I think to make something work for "large blocks" that already does a good job for "small chunks" is just finding the right values for parameters of compression algorithm used.

bensummers · on Nov 2, 2009

It's not a useful measure because it's not the same thing at all. Dedup only works if the block is aligned to a ZFS block size. Compression will find blocks which have no particular alignment.

atamyrat · on Nov 2, 2009

If they were same thing, you'd get the exact result, but not an approximation.

tar.x will compress chunks of data that is smaller than zfs block size. ZFS dedup + ZFS compression will compress them as well, so what's the problem?

patrickgzill · on Nov 3, 2009

I don't think you understand how dedupe works for cases where it is a benefit.

Imagine you have 10 VMware virtual machines, and all the VM files are stored on a ZFS server with dedupe support.

Let's say that the base install image is 2GB in size of OS, GUI, Java libraries, etc.

Non-dedupe scenario means 20GB of storage is used.

Dedupe scenario means maybe, 2.5GB of storage is used due to slight differences in the way the blocks are arranged, etc.

Now you add an 11th VM, same OS, same base setup. Storage goes up by maybe 100MB even though the VM has the same 2GB of files.

Do you see how zipping a file would not show you that effect?

atamyrat · on Nov 3, 2009

note to self: Someone else compared ZFS dedup to compression on Slashdot and it scored 5/Interesting.

On HN, it is downvoted and reply with technically wrong claim gets 4 points.

rbanffy · on Nov 2, 2009

Let me guess: SPARC CPUs are very fast in creating SHA256 hashes, right?

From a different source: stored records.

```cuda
int igemm_plan(const IgemmDesc& d, IgemmPlan* plan) {
    *plan = IgemmPlan{};
    if (d.swap) return plan_swap(d, plan);
    IgemmParams& p = plan->p;
    if (d.nseg < 1 || d.nseg > IG_MAX_SRC) {
        b2_set_error("igemm: bad nseg %d", d.nseg);
        return -1;
    }
    const bool geglu = (d.epi.flags & IG_GEGLU) != 0;
    const int n_gemm = geglu ? d.epi.n_valid * 2 : d.epi.n_valid;
    int BN = d.BN;
    if (BN <= 0) {
        if (n_gemm <= 256 && n_gemm % 16 == 0) BN = n_gemm;
        else if (n_gemm < 16) BN = 16;
        else if (n_gemm % 128 == 0) BN = 128;
        else if (n_gemm % 160 == 0) BN = 160;
        else if (n_gemm % 64 == 0) BN = 64;
        else BN = 128;
    }
    if (BN % 16 != 0 || BN < 16 || BN > 256 || (geglu && (BN % 32 != 0 || n_gemm % BN != 0))) {
        b2_set_error("igemm: unsupported BN %d (n %d)", BN, n_gemm);
        return -1;
    }
    const bool pair = d.pair != 0;
    if (pair && BN % 32 != 0) {
        b2_set_error("igemm(pair): BN %d must be a multiple of 32", BN);
        return -1;
    }
    p.BN = BN;
    { static const char* dm = getenv("B2_DBG_MODE"); p.dbg_mode = dm ? atoi(dm) : 0; }
    const int n_tiles = (n_gemm + BN - 1) / BN;
    if (d.w_rows < n_gemm) {
        if (d.w_rows <= 0) {
            b2_set_error("igemm: w_rows %d", d.w_rows);
            return -1;
        }
    }
    int tw, th, tn;
    if (d.Ho == 1 && d.Nb == 1) {
        tw = IG_BM; th = 1; tn = 1;
    } else {
        if (d.Wo <= 16) tw = d.Wo;
        else if (d.Wo % 16 == 0) tw = 16;
        else if (d.Wo % 8 == 0) tw = 8;
        else tw = 16;
        th = IG_BM / tw;
        if (th > d.Ho) th = d.Ho;
        tn = IG_BM / (tw * th);
        if (tn > d.Nb) tn = d.Nb;
        if (tn < 1) tn = 1;
    }
    p.tw = tw; p.th = th; p.tn = tn;
    p.tiles_w = (d.Wo + tw - 1) / tw;
    p.tiles_h = (d.Ho + th - 1) / th;
    p.tiles_n = (d.Nb + tn - 1) / tn;
    p.Wo = d.Wo; p.Ho = d.Ho; p.Nb = d.Nb;
    p.stride = d.stride < 1 ? 1 : d.stride;
    if (p.stride > 2) {
        b2_set_error("igemm: stride %d", p.stride);
        return -1;
    }
    p.nseg = d.nseg;
    int total_kb = 0;
    for (int s = 0; s < d.nseg; ++s) {
        const ActView& a = d.src[s];
        if (a.C % IG_BK != 0 || (a.ld % 8) != 0 || (reinterpret_cast<uintptr_t>(a.ptr) & 15)) {
            b2_set_error("igemm: source %d: C=%d must be a multiple of 64, ld=%d multiple of 8, ptr "
                         "16B aligned",
                         s, a.C, a.ld);
            return -1;
        }
        if (d.ntap[s] != 1 && d.ntap[s] != 9) {
            b2_set_error("igemm: ntap %d", d.ntap[s]);
            return -1;
        }
        p.seg_ntap[s] = d.ntap[s];
        p.seg_cblocks[s] = a.C / IG_BK;
        p.seg_c0[s] = 0;
        total_kb += d.ntap[s] * p.seg_cblocks[s];
        if (encode_act_map(&p.tmA[s], a, IG_BK, tw * p.stride, th * p.stride, tn, p.stride)) return -1;
    }
    p.total_kb = total_kb;
    if (d.w_ld < total_kb * IG_BK || (d.w_ld % 8) != 0 || (reinterpret_cast<uintptr_t>(d.w) & 15)) {
        b2_set_error("igemm: weight ld %d < K %d or misaligned", d.w_ld, total_kb * IG_BK);
        return -1;
    }
    const int b_rows = pair ? BN / 2 : BN;
    if (encode_w_map(&p.tmB, d.w, d.w_rows, d.w_ld, b_rows)) return -1;
    p.a_bytes = (uint32_t)(tw * th * tn) * IG_BK * 2;
    p.b_bytes = (uint32_t)BN * IG_BK * 2;
    int splits = d.splits < 1 ? 1 : d.splits;
    if (splits > total_kb) splits = total_kb;
    if (pair && splits > 4) splits = 4;
    if (splits >= 8) splits = 8;
    else if (splits >= 4) splits = 4;
    else if (splits >= 2) splits = 2;
    p.kb_per_split = (total_kb + splits - 1) / splits;
    while (splits > 1 && (total_kb + p.kb_per_split - 1) / p.kb_per_split != splits) {
        splits >>= 1;
        p.kb_per_split = (total_kb + splits - 1) / splits;
    }
    plan->splits = splits;
    plan->rows_total = (long)d.Nb * d.Ho * d.Wo;
    p.epi = d.epi;
    p.dbg_ts = d.dbg_ts;
    p.n_pad = n_tiles * BN;
    if (splits > 1) {
        if (geglu) {
            b2_set_error("igemm: split-K cannot be combined with GEGLU");
            return -1;
        }
        p.epi.flags |= IG_SPLITK;
    }
    const size_t stage_bytes = (size_t)IG_BM * IG_BK * 2 + (size_t)BN * IG_BK * 2;
    const int per_sm = igemm_ctas_per_sm(BN, pair);
    const long resident = (long)per_sm * b2_device_sms();
    static const char* pc_env = getenv("B2_PERSIST_CTAS");
    const long persist_ctas = pc_env ? atoi(pc_env) : resident;
    const long all_tiles = (long)p.tiles_w * p.tiles_h * p.tiles_n * n_tiles;
    static const bool no_persist_e = getenv("B2_NO_PERSIST") != nullptr;
    const bool will_persist = !no_persist_e && splits == 1 && all_tiles > resident && 2 * BN <= 512;
    const long total_ctas = will_persist ? persist_ctas : all_tiles * splits;
    static const char* stage_env = getenv("B2_STAGE_KB");
    const size_t ring_budget = stage_env ? (size_t)atoi(stage_env) * 1024
                                         : (d.ring_kb > 0 ? (size_t)d.ring_kb * 1024
                                                          : (size_t)((per_sm >= 2 && total_ctas > b2_device_sms() ? 100 : 200) * 1024));
    int stages = (int)(ring_budget / stage_bytes);
    if (stages < 2) stages = 2;
    if (stages > IG_MAX_STAGES) stages = IG_MAX_STAGES;
    if (stages > p.kb_per_split) stages = p.kb_per_split < 2 ? 2 : p.kb_per_split;
    p.num_stages = stages;
    size_t pipe_bytes = stages * stage_bytes;
    if (splits > 1) {
        const size_t stg = (size_t)BN * IG_BM * 4;
        if (stg > pipe_bytes) {
            stages = (int)((stg + stage_bytes - 1) / stage_bytes);
            if (stages > IG_MAX_STAGES) {
                b2_set_error("igemm: split-K staging does not fit (BN %d)", BN);
                return -1;
            }
            p.num_stages = stages;
            pipe_bytes = stages * stage_bytes;
        }
    }
    plan->smem = pipe_bytes + 1024  + 512 ;
    const int m_tiles = p.tiles_w * p.tiles_h * p.tiles_n;
    int grid_x = m_tiles;
    p.acc_bufs = 1;
    if (will_persist) {
        grid_x = (int)(persist_ctas / n_tiles);
        if (grid_x < 1) grid_x = 1;
        if (grid_x > m_tiles) grid_x = m_tiles;
        p.acc_bufs = 2;
    }
    if (pair) {
        grid_x = (p.acc_bufs == 2 && grid_x > 2) ? (grid_x & ~1) : ((grid_x + 1) & ~1);
    }
    uint32_t cols = 32;
    while (cols < (uint32_t)(BN * p.acc_bufs)) cols <<= 1;
    p.tmem_cols = cols;
    plan->grid = dim3(grid_x, n_tiles, splits);
    plan->mode = pair ? 1 : 0;
    plan->pair = pair ? 1 : 0;
    return 0;
}

int igemm_encode_act_map(CUtensorMap* m, const ActView& a, int box_c, int box_w, int box_h, int box_n, int estride) {
    return encode_act_map(m, a, box_c, box_w, box_h, box_n, estride);
}
int igemm_encode_w_map(CUtensorMap* m, const __half* w, int rows, int ld, int box_rows) { return encode_w_map(m, w, rows, ld, box_rows); }

int igemm_init() {
    static bool attr_set = false;
    if (!attr_set) {
        for (int bn = 16; bn <= 256; bn += 16) {
            for (int pair = 0; pair < 2; ++pair) {
                IgemmFn fn = pair ? igemm_fn<true>(bn) : igemm_fn<false>(bn);
                if (!fn) continue;
                cudaError_t e = cudaFuncSetAttribute(fn, cudaFuncAttributeMaxDynamicSharedMemorySize, 227 * 1024);
                if (e != cudaSuccess) {
                    b2_set_error("cudaFuncSetAttribute(igemm BN %d%s): %s", bn, pair ? " pair" : "", cudaGetErrorString(e));
                    return -1;
                }
            }
        }
        if (!get_encode()) return -1;
        attr_set = true;
    }
    return 0;
}

int igemm_launch(const IgemmPlan& plan, cudaStream_t stream) {
    if (igemm_init()) return -1;
    const int cz = plan.splits > 1 ? plan.splits : 1;
    IgemmFn fn = plan.pair ? igemm_fn<true>(plan.p.BN) : igemm_fn<false>(plan.p.BN);
    if (!fn) {
        b2_set_error("igemm launch: no kernel for BN %d%s", plan.p.BN, plan.pair ? " (CTA pair)" : "");
        return -1;
    }
    cudaError_t e = plan.pair ? launch_kc(fn, plan.grid, dim3(IG_THREADS), plan.smem, stream, 2, cz, plan.p)
                              : launch_k(fn, plan.grid, dim3(IG_THREADS), plan.smem, stream, cz, plan.p);
    if (e != cudaSuccess) {
        b2_set_error("igemm launch: %s", cudaGetErrorString(e));
        return -1;
    }
    return 0;
}

}
```

### ai-rtc-agent_b200/csrc/igemm.cuh

```cuda
#pragma once
#include <cuda.h>
#include <cuda_fp16.h>
#include <cuda_runtime.h>
#include <stdint.h>

namespace b2 {

constexpr int IG_BM = 128;
constexpr int IG_BK = 64;
constexpr int IG_MAX_SRC = 3;
constexpr int IG_MAX_STAGES = 8;
constexpr int IG_CONS = 256;
constexpr int IG_THREADS = IG_CONS + 32;
constexpr int IG_SMS = 132;

enum : int {
    IG_RELU = 1,
    IG_GEGLU = 2,
    IG_SPLITK = 4,
};

struct IgEpilogue {
    __half* out;
    int ldc;
    const float* colbias;
    int colbias_bstride;
    const __half* res;
    int ldr;
    float acc_scale;
    float res_scale;
    int flags;
    int n_valid;
    unsigned long long* rowstat_out;
    const unsigned long long* rowstat_in;
    const float* colsum;
    float ln_inv_c, ln_eps;
    __half* out2;
    int ld2, col2;
};

constexpr float IG_STAT_SCALE = 1048576.f;

struct IgemmParams {
    CUtensorMap tmA[IG_MAX_SRC];
    CUtensorMap tmB;
    int seg_ntap[IG_MAX_SRC];
    int seg_cblocks[IG_MAX_SRC];
    int seg_c0[IG_MAX_SRC];
    int nseg;
    int total_kb;
    int kb_per_split;
    int tw, th, tn;
    int tiles_w, tiles_h, tiles_n;
    int Wo, Ho, Nb;
    int stride;
    int BN;
    int num_stages;
    int acc_bufs;
    uint32_t a_bytes;
    uint32_t b_bytes;
    uint32_t tmem_cols;
    unsigned long long* dbg_ts;
    int n_pad;
    int swap;
    int tw_log2, th_log2;
    int dbg_mode;
    IgEpilogue epi;
};

struct ActView {
    const __half* ptr;
    int N, H, W, C;
    int ld;
};

struct IgemmDesc {
    ActView src[IG_MAX_SRC];
    int ntap[IG_MAX_SRC];
    int nseg;
    const __half* w;
    int w_rows;
    int w_ld;
    int stride;
    int Nb, Ho, Wo;
    int BN;
    int swap;
    int splits;
    int ring_kb;
    int max_splits;
    int pair_auto;
    int pair_splits;
    int pair;
    unsigned long long* dbg_ts;
    float* partial;
    int* tile_counters;
    IgEpilogue epi;
};

struct IgemmPlan {
    int mode;
    IgemmParams p;
    dim3 grid;
    size_t smem;
    int splits;
    long rows_total;
    int pair;
};

int igemm_plan(const IgemmDesc& d, IgemmPlan* plan);
int igemm_launch(const IgemmPlan& plan, cudaStream_t stream);
void igemm_set_dry_run(bool on);
int igemm_init();
int b2_device_sms();
size_t igemm_partial_floats(int splits, long rows_total, int n_valid);
const char* b2_last_error();
void b2_set_error(const char* fmt, ...);

}

int igemm_autotile(b2::IgemmDesc d, bool allow_swap, b2::IgemmPlan* plan);
```

Before: 162.1.

## Add halo-tile implicit GEMM kernel reusing one activation load across 3x3 taps

Adds a separate implicit-GEMM kernel for stride-1, non-split 3x3 convolutions. For each channel block it loads one (8+2)x(16+2) halo tile of activations by TMA and feeds all nine taps from it through shifted shared-memory descriptors, instead of loading one activation tile per tap. A and B now have separate rings: a smaller A ring of halo slots and a B ring advanced per tap. The aim is to cut activation TMA traffic and shared-memory fill by roughly nine times. The cost is a fixed 8x16 spatial tile, extra planning logic, and reliance on the descriptor offsets into swizzled halo rows being correct.

```diff
diff --git a/ai-rtc-agent_b200/csrc/epilogue.cuh b/ai-rtc-agent_b200/csrc/epilogue.cuh
--- a/ai-rtc-agent_b200/csrc/epilogue.cuh
+++ b/ai-rtc-agent_b200/csrc/epilogue.cuh
@@ -273,4 +273,22 @@
     }
 }
 
-}
+template <int BN>
+__device__ __forceinline__ void epi_tile(const IgemmParams& p, const float (&acc)[BN / 2], int r0, int n0, int h0, int w0, int ntile,
+                                         bool ln_fma, int lane) {
+    const IgEpilogue& e = p.epi;
+    EpiRow rw[2];
+#pragma unroll
+    for (int h = 0; h < 2; ++h) {
+        const int r = r0 + 8 * h;
+        const int wi = r % p.tw, hi = (r / p.tw) % p.th, ni = r / (p.tw * p.th);
+        const int n = n0 + ni, hh = h0 + hi, ww = w0 + wi;
+        rw[h].ok = (ni < p.tn) && (n < p.Nb) && (hh < p.Ho) && (ww < p.Wo);
+        rw[h].orow = ((long)n * p.Ho + hh) * p.Wo + ww;
+        rw[h].b = n;
+        ln_row_stats(e, rw[h].orow, rw[h].ok, rw[h].mu, rw[h].rstd);
+    }
+    epi_frag<BN>(e, acc, rw, ntile, ln_fma, lane);
+}
+
+}
diff --git a/ai-rtc-agent_b200/csrc/igemm.cu b/ai-rtc-agent_b200/csrc/igemm.cu
--- a/ai-rtc-agent_b200/csrc/igemm.cu
+++ b/ai-rtc-agent_b200/csrc/igemm.cu
@@ -290,18 +290,7 @@
                     }
                 }
             } else {
-                EpiRow rw[2];
-#pragma unroll
-                for (int h = 0; h < 2; ++h) {
-                    const int r = r0 + 8 * h;
-                    const int wi = r % p.tw, hi = (r / p.tw) % p.th, ni = r / (p.tw * p.th);
-                    const int n = n0 + ni, hh = h0 + hi, ww = w0 + wi;
-                    rw[h].ok = (ni < p.tn) && (n < p.Nb) && (hh < p.Ho) && (ww < p.Wo);
-                    rw[h].orow = ((long)n * p.Ho + hh) * p.Wo + ww;
-                    rw[h].b = n;
-                    ln_row_stats(e, rw[h].orow, rw[h].ok, rw[h].mu, rw[h].rstd);
-                }
-                epi_frag<BN>(e, acc, rw, ntile, ln_fma, lane);
+                epi_tile<BN>(p, acc, r0, n0, h0, w0, ntile, ln_fma, lane);
             }
             B2_TS(if (ts && it == 0 && threadIdx.x == 0) ts[5] = globaltimer_ns();)
         }
@@ -394,7 +383,6 @@
 template <int BN, bool PAIR>
 __global__ void __launch_bounds__(IG_THREADS, 1) igemm_kernel(const __grid_constant__ IgemmParams p) { igemm_body<BN, PAIR>(p); }
 
-using IgemmFn = void (*)(IgemmParams);
 template <bool PAIR>
 static IgemmFn igemm_fn(int bn) {
     switch (bn) {
@@ -584,9 +572,14 @@
     return sms;
 }
 
-static int igemm_ctas_per_sm(int bn, bool pair) {
+static IgemmFn kernel_for(int bn, bool pair, bool halo) {
+    if (halo) return igemm_halo_fn(bn, pair);
+    return pair ? igemm_fn<true>(bn) : igemm_fn<false>(bn);
+}
+
+static int igemm_ctas_per_sm(int bn, bool pair, bool halo) {
     if (g_plan_dry) return 1;
-    IgemmFn fn = pair ? igemm_fn<true>(bn) : igemm_fn<false>(bn);
+    IgemmFn fn = kernel_for(bn, pair, halo);
     int n = 0;
     if (fn && cudaOccupancyMaxActiveBlocksPerMultiprocessor(&n, fn, IG_THREADS, 0) == cudaSuccess && n > 0) return n;
     cudaGetLastError();
@@ -630,8 +623,19 @@
             return -1;
         }
     }
+    bool halo = d.stride <= 1 && d.splits <= 1 && d.Ho >= IG_HALO_TH;
+    bool has3x3 = false;
+    for (int s = 0; s < d.nseg; ++s) {
+        if (d.ntap[s] != 9) continue;
+        has3x3 = true;
+        halo = halo && d.src[s].H == d.Ho && d.src[s].W == d.Wo && d.src[s].N == d.Nb;
+    }
+    halo = halo && has3x3;
+    p.halo = halo ? 1 : 0;
     int tw, th, tn;
-    if (d.Ho == 1 && d.Nb == 1) {
+    if (halo) {
+        tw = IG_HALO_TW; th = IG_HALO_TH; tn = 1;
+    } else if (d.Ho == 1 && d.Nb == 1) {
         tw = IG_BM; th = 1; tn = 1;
     } else {
         if (d.Wo <= 16) tw = d.Wo;
@@ -672,7 +676,8 @@
         p.seg_cblocks[s] = a.C / IG_BK;
         p.seg_c0[s] = 0;
         total_kb += d.ntap[s] * p.seg_cblocks[s];
-        if (encode_act_map(&p.tmA[s], a, IG_BK, tw * p.stride, th * p.stride, tn, p.stride)) return -1;
+        const int halo_px = halo && d.ntap[s] == 9 ? 2 : 0;
+        if (encode_act_map(&p.tmA[s], a, IG_BK, tw * p.stride + halo_px, th * p.stride + halo_px, tn, p.stride)) return -1;
     }
     p.total_kb = total_kb;
     if (d.w_ld < total_kb * IG_BK || (d.w_ld % 8) != 0 || (reinterpret_cast<uintptr_t>(d.w) & 15)) {
@@ -707,7 +712,7 @@
         p.epi.flags |= IG_SPLITK;
     }
     const size_t stage_bytes = (size_t)IG_BM * IG_BK * 2 + (size_t)BN * IG_BK * 2;
-    const int per_sm = igemm_ctas_per_sm(BN, pair);
+    const int per_sm = igemm_ctas_per_sm(BN, pair, halo);
     const long resident = (long)per_sm * b2_device_sms();
     static const char* pc_env = getenv("B2_PERSIST_CTAS");
     const long persist_ctas = pc_env ? atoi(pc_env) : resident;
@@ -725,6 +730,17 @@
     if (stages > p.kb_per_split) stages = p.kb_per_split < 2 ? 2 : p.kb_per_split;
     p.num_stages = stages;
     size_t pipe_bytes = stages * stage_bytes;
+    if (halo) {
+        const size_t b_ring = (size_t)stages * BN * IG_BK * 2;
+        int a_units = 0;
+        for (int s = 0; s < d.nseg; ++s) a_units += p.seg_cblocks[s];
+        int a_stages = ring_budget > b_ring ? (int)((ring_budget - b_ring) / IG_HALO_SLOT) : 0;
+        if (a_stages > a_units) a_stages = a_units;
+        if (a_stages > IG_MAX_STAGES) a_stages = IG_MAX_STAGES;
+        if (a_stages < 2) a_stages = 2;
+        p.a_stages = a_stages;
+        pipe_bytes = b_ring + (size_t)a_stages * IG_HALO_SLOT;
+    }
     if (splits > 1) {
         const size_t stg = (size_t)BN * IG_BM * 4;
         if (stg > pipe_bytes) {
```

And, BTW, I am in no means implying this is bad. Quite the contrary - I would love to have an inexpensive SPARC-based desktop. If it existed.

wmf · on Nov 2, 2009

I suspect they chose SHA256 because it's the best hash, not because it advantages their hardware. But yeah, Niagara 2 is pretty smokin for crypto: http://blogs.sun.com/sprack/entry/ultrasparc_t2_crypto_perfo...

Andys · on Nov 3, 2009

New Intel CPUs now have a CRC32 instruction, which I am hoping Sun engineers will take advantage of soon and add as a choice for ZFS.

Hoff · on Nov 3, 2009

VAX had a CRC instruction.

While it might seem flippant to compare VAX to x86, it was found (on VAX) that a programmer could potentially get better aggregate performance by avoiding that instruction; that having an instruction doesn't automatically mean that the code is faster.

rbanffy · on Nov 3, 2009

CRC32? Compared to SHA256? Seriously?

Andys · on Nov 3, 2009

I can't bring myself to trust dedupe without verification after every hash match, so I plan to use it with a fast hash algorithm with full verify enabled.

CRC32 is faster than ZFS's default of Fletcher2 and has less frequent collisions.

Andys · on Nov 3, 2009

Many ZFS users already leave compression enabled which uses more CPU time than SHA256 and is still fast enough.

rbanffy · on Nov 2, 2009

Why a -1?! Are x86's faster at that?